#### What this task involves
Give the number of lines below that contain "long", with no other output.

#### Given information
+                           field_meta, n_groups, strand_mask, H);
     MS_HIP(hipGetLastError());
     return MS_OK;
 }
+int launch_rescore_carry(const DevSeq &S, const DevPwm &Pw, const uint64_t *cand, const unsigned long long *n_cand, uint64_t n_static,
+                         uint64_t cand_cap, const FieldMeta *field_meta, int n_groups, int strand_mask, const HitOut &H, int n_blocks, hipStream_t st,
+                         bool *lds_meta) {
+    return launch_carry<HitOut, RwStage>(S, Pw, cand, n_cand, n_static, cand_cap, field_meta, n_groups, strand_mask, H, false, n_blocks, st, lds_meta);
+}
 int launch_rescore_carry_bucketed(const DevSeq &S, const DevPwm &Pw, const uint64_t *cand, const unsigned long long *n_cand, uint64_t n_static,
-                                  uint64_t cand_cap, const FieldMeta *field_meta, int strand_mask, const HitOut &H, const BucketOut &B, int n_blocks,
-                                  hipStream_t st) {
+                                  uint64_t cand_cap, const FieldMeta *field_meta, int n_groups, int strand_mask, const HitOut &H, const BucketOut &B,
+                                  int n_blocks, hipStream_t st, bool *lds_meta) {
     BucketHitOut HB;
     static_cast<HitOut &>(HB) = H;
     HB.B = B;
-    hipLaunchKernelGGL((rescore_carry_kernel<BucketHitOut, RwStageBk>), dim3((unsigned) n_blocks), dim3(kRwThreads), rescore_carry_lds_bytes<RwStageBk>(), st,
-                       S, Pw, cand, n_cand, n_static, cand_cap, field_meta, strand_mask, HB);
-    MS_HIP(hipGetLastError());
-    return MS_OK;
-}
-
-}
+    return launch_carry<BucketHitOut, RwStageBk>(S, Pw, cand, n_cand, n_static, cand_cap, field_meta, n_groups, strand_mask, HB, true, n_blocks, st, lds_meta);
+}
+
+}
diff --git a/motifscan_amd/csrc/ms_kernels.h b/motifscan_amd/csrc/ms_kernels.h
--- a/motifscan_amd/csrc/ms_kernels.h
+++ b/motifscan_amd/csrc/ms_kernels.h
@@ -106,10 +106,16 @@
                    uint64_t cand_cap, const FieldMeta *field_meta, int strand_mask, const HitOut &H, int n_blocks, hipStream_t st);
 int rescore_carry_set_lds();
 int launch_rescore_carry(const DevSeq &S, const DevPwm &Pw, const uint64_t *cand, const unsigned long long *n_cand, uint64_t n_static,
-                         uint64_t cand_cap, const FieldMeta *field_meta, int strand_mask, const HitOut &H, int n_blocks, hipStream_t st);
+                         uint64_t cand_cap, const FieldMeta *field_meta, int n_groups, int strand_mask, const HitOut &H, int n_blocks, hipStream_t st,
+                         bool *lds_meta);
 int launch_rescore_carry_bucketed(const DevSeq &S, const DevPwm &Pw, const uint64_t *cand, const unsigned long long *n_cand, uint64_t n_static,
-                                  uint64_t cand_cap, const FieldMeta *field_meta, int strand_mask, const HitOut &H, const BucketOut &B, int n_blocks,
-                                  hipStream_t st);
+                                  uint64_t cand_cap, const FieldMeta *field_meta, int n_groups, int strand_mask, const HitOut &H, const BucketOut &B,
+                                  int n_blocks, hipStream_t st, bool *lds_meta);
+struct RescoreLdsFit {
+    int64_t need = 0, free = 0;
+    bool fits = false;
+};
+RescoreLdsFit rescore_lds_fit(int64_t n_groups, int64_t P, int strand_mask, bool bucketed);
 int launch_fill_tail(uint64_t *keys, const unsigned long long *n_dev, uint64_t cap, hipStream_t st);
 int launch_bucket_plan(const BucketWeights &bw, double mu, unsigned long long n_pred, unsigned long long need, unsigned long long cap_max,
                        unsigned long long *tab, hipStream_t st);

#### Response to the exercise
7